Dr. Siming Zhao, Assistant Professor of Biomedical Data Science at Dartmouth, is advancing precision medicine through innovative computational approaches that improve genetic risk prediction across populations with different genetic ancestries. Precision medicine has the potential to transform healthcare by tailoring disease prevention and treatment to an individual’s genetic profile. However, many existing polygenic risk prediction models have been developed using datasets that do not fully capture the breadth of human genetic variation, limiting their performance across different ancestral backgrounds.
Through the SYNERGY CORES Pilot Program program, Dr.
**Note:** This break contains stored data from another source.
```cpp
#ifdef CRAFTER_PROBES
template <int BIG>
__global__ void __launch_bounds__(kStepThreads)
crafter_gen_occupy_kernel(int us, int items, uint32_t* sink) {
  extern __shared__ __attribute__((aligned(16))) uint8_t smem[];
  if (BIG) asm volatile("v_mov_b32 v111, 0" ::: "v111");
  for (int k = (int)blockIdx.x; k < items; k += (int)gridDim.x) {
    uint64_t t0 = wall_clock64();
    while ((long long)(wall_clock64() - t0) < (long long)us * 100) __builtin_amdgcn_s_sleep(32);
  }
  if (sink && threadIdx.x == 0 && smem[0] == 0xA5) sink[0] = 1;
}

template <int GEO>
__global__ void __launch_bounds__(kStepThreads)
crafter_gen_stamp_kernel(Config cfg_in, TablePtrs tb, StatePtrs st, int parity, uint32_t seq) {
  typedef WaveGfx950<kStepThreads> WS;
  const Config cfg = GEO ? with_default_geometry(cfg_in) : cfg_in;
  const int32_t* q = st.gen_q + (size_t)parity * gen_q_stride(cfg);
  int count = q[0];
  if (count > gen_q_capacity(cfg)) count = gen_q_capacity(cfg);
  const int cells = cfg.W * cfg.H, nch = cfg.nchunk_x * cfg.nchunk_y;
  for (int k = (int)blockIdx.x; k < count; k += (int)gridDim.x) {
    int env = q[4 + 2 * k], episode = q[4 + 2 * k + 1];
    size_t slot = pool_slot(cfg, env, episode), other = pool_slot(cfg, env, episode + 1);
    PoolHdr* h = st.pool_hdr + slot;
    bool skip = !gen_wanted<WS>(st, env, episode) || gen_done_already<WS>(cfg, st, env, episode);
    bool never = (WS::agent_load(&h->ready) >> 32) == 0;
    __syncthreads();
// ... 240 lines not shown
}

int32_t crafter_abi_version(void) { return 7; }

int crafter_create(const crafter_config* cfg, crafter_handle** out) {
  if (!cfg || !out) return fail(nullptr, "crafter_create: null argument");
  const Config& c = *cfg;
  if (c.num_envs < 1) return fail(nullptr, "crafter_create: num_envs < 1");
  if (c.W < 1 || c.H < 1 || c.W * c.H > 4 * 65536) return fail(nullptr, "crafter_create: bad area");
  if (c.max_objects < 2 || c.max_objects > 65535) return fail(nullptr, "crafter_create: bad max_objects");
  if (c.unit_x < 1 || c.unit_y < 1 || c.local_gw < 1 || c.local_gh < 1)
    return fail(nullptr, "crafter_create: bad view geometry");
  if (c.size_w < 1 || c.size_h < 1 || (long long)c.size_w * c.size_h > (1 << 22))
    return fail(nullptr, "crafter_create: bad image size (at most 2^22 pixels)");
  if (render_static_bytes(c) + sprite_rows_bytes(c) > kRenderStaticBound)
    return fail(nullptr, "crafter_create: image size too large for the renderer's LDS tables (width + height of the view in pixels)");
  int count = 0;
  hipError_t e = hipGetDeviceCount(&count);
  if (e != hipSuccess || count < 1)
    return fail(nullptr, "crafter_create: no HIP device visible (this library has no CPU path)");
  crafter_handle* h = new crafter_handle();
  h->cfg = c;
  if (const char* pad = probe_env("CRAFTER_LDS_PAD")) h->lds_pad = atoi(pad) > 0 ? atoi(pad) : 0;
  if (const char* v = probe_env("CRAFTER_ROLLOUT_ORDER")) h->rollout_order = atoi(v) != 0;
  if (const char* v = probe_env("CRAFTER_FOLD_MAIN_EVENT")) h->fold_main_event = atoi(v) != 0;
  if (const char* v = probe_env("CRAFTER_GEN_SERIAL_PRIO")) h->gen_serial_prio = atoi(v);
  if (const char* v = probe_env("CRAFTER_GEN_CLASSIFY_PRIO")) h->gen_classify_prio = atoi(v);
  if (const char* v = probe_env("CRAFTER_PROBE_FREE_GEN")) h->probe_free_gen = atoi(v);
  if (const char* v = probe_env("CRAFTER_PROBE_OCCUPY_LDS")) sscanf(v, "%d,%d,%d", &h->probe_lds[0], &h->probe_lds[1], &h->probe_lds[2]);
  if (const char* v = probe_env("CRAFTER_PROBE_OCCUPY_BIG")) h->probe_big = atoi(v);
  if (const char* v = probe_env("CRAFTER_PROBE_OCCUPY")) sscanf(v, "%d,%d,%d,%d", &h->probe_worlds, &h->probe_us[0], &h->probe_us[1], &h->probe_us[2]);
  if (const char* pad = probe_env("CRAFTER_ROLLOUT_LDS_PAD")) h->rollout_lds_pad = atoi(pad) > 0 ? atoi(pad) : 0;
  h->plan = launch_plan(c, false, h->lds_pad, h->rollout_lds_pad);
  h->gen_resolve_lds_bytes = gen_resolve_layout(c).total;
  if (const char* v = probe_env("CRAFTER_GEN_LAG")) h->gen_lag = atoi(v) >= 1 && atoi(v) <= kGenRing - 2 ? atoi(v) : kGenLag;
  if (const char* v = getenv("CRAFTER_SPLIT")) h->split = atoi(v) < 0 ? -1 : atoi(v) != 0 ? 1 : 0;
  if (const char* v = probe_env("CRAFTER_NOISE_AHEAD")) h->noise_ahead = atoi(v) != 0;
  if (const char* v = getenv("CRAFTER_STEP_WIDE")) h->wide = atoi(v) != 0 ? 1 : 0;
  if (const char* v = getenv("CRAFTER_STEP_EARLY")) h->early_frame = atoi(v) != 0 ? 1 : 0;
  if (const char* v = probe_env("CRAFTER_REQUEUE_GRID")) h->requeue_grid = atoi(v) >= 1 && atoi(v) <= kRequeueGrid ? atoi(v) : kRequeueGridPooled;
  if (!h->plan.maps_in_lds) h->classify_grid = 2 * kGenClassifyGrid;
  h->classify_grid_step = h->plan.gen_geo ? kGenClassifyGridStep : h->classify_grid;
  if (const char* v = probe_env("CRAFTER_GEN_CLASSIFY_GRID")) h->classify_grid = h->classify_grid_step = atoi(v) > 0 ? atoi(v) : h->classify_grid;
  if (h->plan.render_lds > kMaxLds) {
    std::string msg = "crafter_create: one environment needs " + std::to_string(h->plan.render_lds) +
                      " B of LDS (> 160 KiB): area / max_objects too large for the LDS-resident kernels";
    delete h;
    return fail(nullptr, msg);
  }
  if ((c.step_threads != 0 && c.step_threads != kStepThreads) || (c.reset_threads != 0 && c.reset_threads != kResetThreads)) {
    delete h;
    return fail(nullptr, "crafter_create: workgroup sizes are fixed in this build (step_threads 0 or " +
                             std::to_string(kStepThreads) + ", reset_threads 0 or " + std::to_string(kResetThreads) + ")");
  }
  if (h->plan.opt_in_lds) {
    std::vector<const void*> big;
#define CRAFTER_X(id, LM, GEO, RUL) \
    if constexpr (GEO != 1) big.push_back((const void*)crafter_step_kernel<LM, GEO, RUL>);
    CRAFTER_STEP_INSTANCES(CRAFTER_X)
#undef CRAFTER_X
    for (const void* f : {(const void*)crafter_reset_kernel, (const void*)crafter_gen_resolve_kernel<0>,
                          (const void*)crafter_requeue_reset_kernel, (const void*)crafter_requeue_final_kernel,
                          (const void*)crafter_render_kernel})
      big.push_back(f);
    hipError_t er = rollout_allow_lds(h->plan.render_lds);
    if (er != hipSuccess) {
      std::string msg = std::string("crafter_create: hipFuncSetAttribute(rollout kernels): ") + hipGetErrorString(er);
// ... 1015 lines not shown
```

### crafter_amd/csrc/env_kernels.hpp

```cpp
#pragma once
#include "env_core.hpp"
#include "render.hpp"
#include "symbolic.hpp"
#include "worldgen.hpp"

namespace crafter {

__host__ __device__ inline bool is_default_geometry(const Config& c) {
  return c.W == 64 && c.H == 64 && c.view_w == 9 && c.view_h == 9 && c.size_w == 64 && c.size_h == 64 && c.unit_x == 7 &&
         c.unit_y == 7 && c.local_gw == 9 && c.local_gh == 7 && c.item_gw == 9 && c.item_gh == 2 && c.border_x == 0 &&
         c.border_y == 0 && c.icon_w == 5 && c.icon_h == 5 && c.digit_w == 4 && c.digit_h == 4 && c.max_objects == 256 &&
         c.nchunk_x == 6 && c.nchunk_y == 6 && c.update_dist == 18;
}
__device__ __forceinline__ Config with_default_geometry(Config c) {
  c.W = 64; c.H = 64; c.view_w = 9; c.view_h = 9; c.size_w = 64; c.size_h = 64; c.unit_x = 7; c.unit_y = 7;
  c.local_gw = 9; c.local_gh = 7; c.item_gw = 9; c.item_gh = 2; c.border_x = 0; c.border_y = 0; c.icon_w = 5; c.icon_h = 5;
  c.digit_w = 4; c.digit_h = 4; c.max_objects = 256; c.nchunk_x = 6; c.nchunk_y = 6; c.update_dist = 18;
  return c;
}

__host__ __device__ inline bool is_default_view(const Config& c) {
  return c.view_w == 9 && c.view_h == 9 && c.size_w == 64 && c.size_h == 64 && c.unit_x == 7 && c.unit_y == 7 && c.local_gw == 9 &&
         c.local_gh == 7 && c.item_gw == 9 && c.item_gh == 2 && c.border_x == 0 && c.border_y == 0 && c.icon_w == 5 && c.icon_h == 5 &&
         c.digit_w == 4 && c.digit_h == 4 && c.update_dist == 18;
// ... 1323 lines not shown
    for (int base = 64 * w.wave_index(); base < per; base += 64 * W::num_waves()) {
      uint64_t m = w.ballot(base, per, [&](int k) { return (state[k] & 15) != WorldGen<W>::NK_DONE; });
      if (!m) continue;
      uint32_t at = 0;
      if (w.lane() == 0) at = w.lds_fetch_add(count, (uint32_t)__builtin_popcountll(m));
      at = (uint32_t)W::uni((int)at);
      w.lanes(base, per, [&](int k, int lane) {
        if ((m >> lane) & 1ull) items[at + __builtin_popcountll(m & ((1ull << lane) - 1ull))] = (uint16_t)k;
      });
    }
    w.sync();
    int n = (int)*count;
    if (n == 0) break;
    GEN_COUNT(14);
    w.block_for(n, [&](int j) {
      int k = items[j];
      int i = first + k;
      int x = i / cfg.H, y = i - x * cfg.H;
      int stt = state[k];
      double v = WorldGen<W>::classify_lookup(sx, stt, x, y);
      uint8_t code = 0;
      int nxt = WorldGen<W>::classify_advance(ids, stt, v, code);
      state[k] = (uint8_t)nxt;
      if ((nxt & 15) == WorldGen<W>::NK_DONE) codes[i] = code;
    });
    w.sync();
  }
  GEN_STAMP(9);
  GEN_COUNT(15);
}

__host__ __device__ inline int gen_classify_lds_bytes(const Config&) { return kGenClassifyTables + 3 * kGenClassifyCells + 16; }

struct GenResolveLayout {
  int mat, objs, mt, wg, rec, rules, chunk_order, chunk_seen, census, scratch, total;
};
__host__ __device__ inline GenResolveLayout gen_resolve_layout(const Config& c) {
  GenResolveLayout G;
  int cells = c.W * c.H, nch = c.nchunk_x * c.nchunk_y;
  int o = 0;
  G.mat = lds_layout(c).maps_in_lds ? o : -1;
  if (G.mat >= 0) o += align16(cells);
  G.objs = G.mat >= 0 ? o : -1;
  if (G.objs >= 0) o += 16 * c.max_objects;
  G.mt = o;           o += align16(4 * MT_N);
  G.wg = o;           o += align16(WG_LDS_BYTES);
  G.rec = o;          o += align16((int)sizeof(EnvRec));
  G.rules = o;        o += CRAFTER_RULES_HEAD_BYTES;
  G.chunk_order = o;  o += align16(2 * nch);
  G.chunk_seen = o;   o += align16(nch);
  G.census = o;       o += align16(20 * nch);
  G.scratch = o;      o += 16;
  G.total = o;
  return G;
}

template <class W>
__device__ __forceinline__ void gen_resolve_body(W& w, uint8_t* smem, int env, int episode, uint32_t seq, const Config& cfg,
                                        const TablePtrs& tb, const StatePtrs& st) {
  if (!gen_wanted<W>(st, env, episode) || gen_done_already<W>(cfg, st, env, episode)) {
    if (w.leader()) gen_retire<W>(cfg, st, env, episode);
    return;
  }
  GenResolveLayout G = gen_resolve_layout(cfg);
  w.scratch = (uint32_t*)(smem + G.scratch);
  GEN_T0
  int cells = cfg.W * cfg.H;
  int nch = cfg.nchunk_x * cfg.nchunk_y;
  size_t slot = pool_slot(cfg, env, episode);
  Env<W> e(w, cfg, tb, smem + G.rules);
  e.g_mat = st.pool_mat + slot * cells;
  e.g_objmap = nullptr;
  e.objmap = nullptr;
  e.mat = G.mat >= 0 ? smem + G.mat : e.g_mat;
  e.objs = G.objs >= 0 ? (Obj*)(smem + G.objs) : st.pool_objs + slot * cfg.max_objects;
  e.mt = (uint32_t*)(smem + G.mt);
  e.rec = (EnvRec*)(smem + G.rec);
  e.chunk_order = (uint16_t*)(smem + G.chunk_order);
  e.chunk_seen = smem + G.chunk_seen;
  e.census = (int32_t*)(smem + G.census);
  {
    const uint32_t* src = (const uint32_t*)tb.rules;
    uint32_t* dst = (uint32_t*)&e.R;
    w.block_for(CRAFTER_RULES_HEAD_BYTES / 4, [&](int i) { dst[i] = src[i]; });
  }
  if (e.mat != e.g_mat) {
    if (cells % 16 == 0) {
      const uint4* src = (const uint4*)e.g_mat;
      uint4* dst = (uint4*)e.mat;
      w.block_for(cells / 16, [&](int i) { dst[i] = src[i]; });
    } else {
      w.block_for(cells, [&](int i) { e.mat[i] = e.g_mat[i]; });
    }
  }
  const uint32_t* gmt = st.pool_mt + slot * MT_N;
  w.block_for(MT_N, [&](int i) { e.mt[i] = gmt[i]; });
  w.block_for(nch, [&](int i) { e.chunk_seen[i] = 0; e.chunk_order[i] = 0; });
  e.clear_creature_counts();
  if (w.leader()) {
    e.rec->status = 0;
    e.rec->nchunks_seen = 0;
    Obj z;
    z.type = T_NONE; z.health = 0; z.fx = 0; z.fy = 0; z.x = 0; z.y = 0; z.aux = 0; z.pad = 0;
    e.objs[0] = z;
  }
  e.mt_pos = st.pool_hdr[slot].mt_pos;
  e.nobj = 1;
  e.dirty_slots = 0;
  e.rng_invalidate();
  w.sync();
  WorldGen<W> wg(e, smem + G.wg);
  int px = cfg.W / 2, py = cfg.H / 2;
  GEN_STAMP(16);
  if (w.wave0()) {
    e.obj_add(T_PLAYER, px, py, 0, 0, 1, 0);
    wg.window_open();
    GEN_STAMP(17);
    wg.resolve_materials(cells);
    GEN_STAMP(18);
    wg.place_creatures(cells, px, py);
    GEN_STAMP(19);
  }
  w.sync();
  share_registers(e);
  w.block_for(cells, [&](int i) {
    uint8_t m = (uint8_t)(e.mat[i] & WG_MAT_MASK);
    e.mat[i] = m;
    e.g_mat[i] = m;
  });
  w.sync();
  GEN_STAMP(20);
  e.recount_space();
  GEN_STAMP(21);
  int32_t* gcs = st.pool_census + slot * nch * 5;
  w.block_for(nch * 5, [&](int i) { gcs[i] = e.census[i]; });
  uint4* gob = (uint4*)(st.pool_objs + slot * cfg.max_objects);
  const uint4* lob = (const uint4*)e.objs;
  if (lob != gob) w.block_for(e.nobj, [&](int i) { gob[i] = lob[i]; });
  uint32_t* gmt_out = st.pool_mt + slot * MT_N;
  w.block_for(MT_N, [&](int i) { gmt_out[i] = e.mt[i]; });
  uint16_t* gco = st.pool_chunk_order + slot * nch;
  w.block_for(nch, [&](int i) { gco[i] = e.chunk_order[i]; });
  w.sync();
  if (w.leader()) {
    PoolHdr* h = st.pool_hdr + slot;
    h->mt_pos = e.mt_pos;
    h->nobj = e.nobj;
    h->nchunks_seen = e.rec->nchunks_seen;
    h->pad = (int32_t)e.rec->status;
    W::agent_store(&h->ready, ((uint64_t)seq << 32) | (uint32_t)episode);
    gen_retire<W>(cfg, st, env, episode);
  }
  GEN_STAMP(22);
  GEN_COUNT(31);
}
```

Zhao collaborated with investigators at Penn State CTSI on the project, “Leveraging causal genetic mechanisms to achieve generalizable polygenic prediction of health and disease in underrepresented populations.” The project focuses on developing computational methods that improve the generalizability of polygenic risk prediction across populations with different genetic ancestries. By improving how polygenic risk models perform across a broader range of genetic backgrounds, the research aims to support precision medicine approaches that are more widely applicable and strengthen future genomic research.
The team’s work was presented at the 2025 Association for Clinical and Translational Science (ACTS) Annual Meeting, where Dr. Zhao shared the collaboration’s ongoing research with investigators from across the national clinical and translational science community, fostering scientific dialogue and new collaborative opportunities.
This project reflects the mission of the SYNERGY CORES Pilot Program by supporting interdisciplinary partnerships and innovative translational research that addresses complex biomedical challenges. As the research progresses, the collaboration is expected to advance methods for improving genomic prediction across populations with different genetic ancestries and generate knowledge that can inform future translational and clinical research.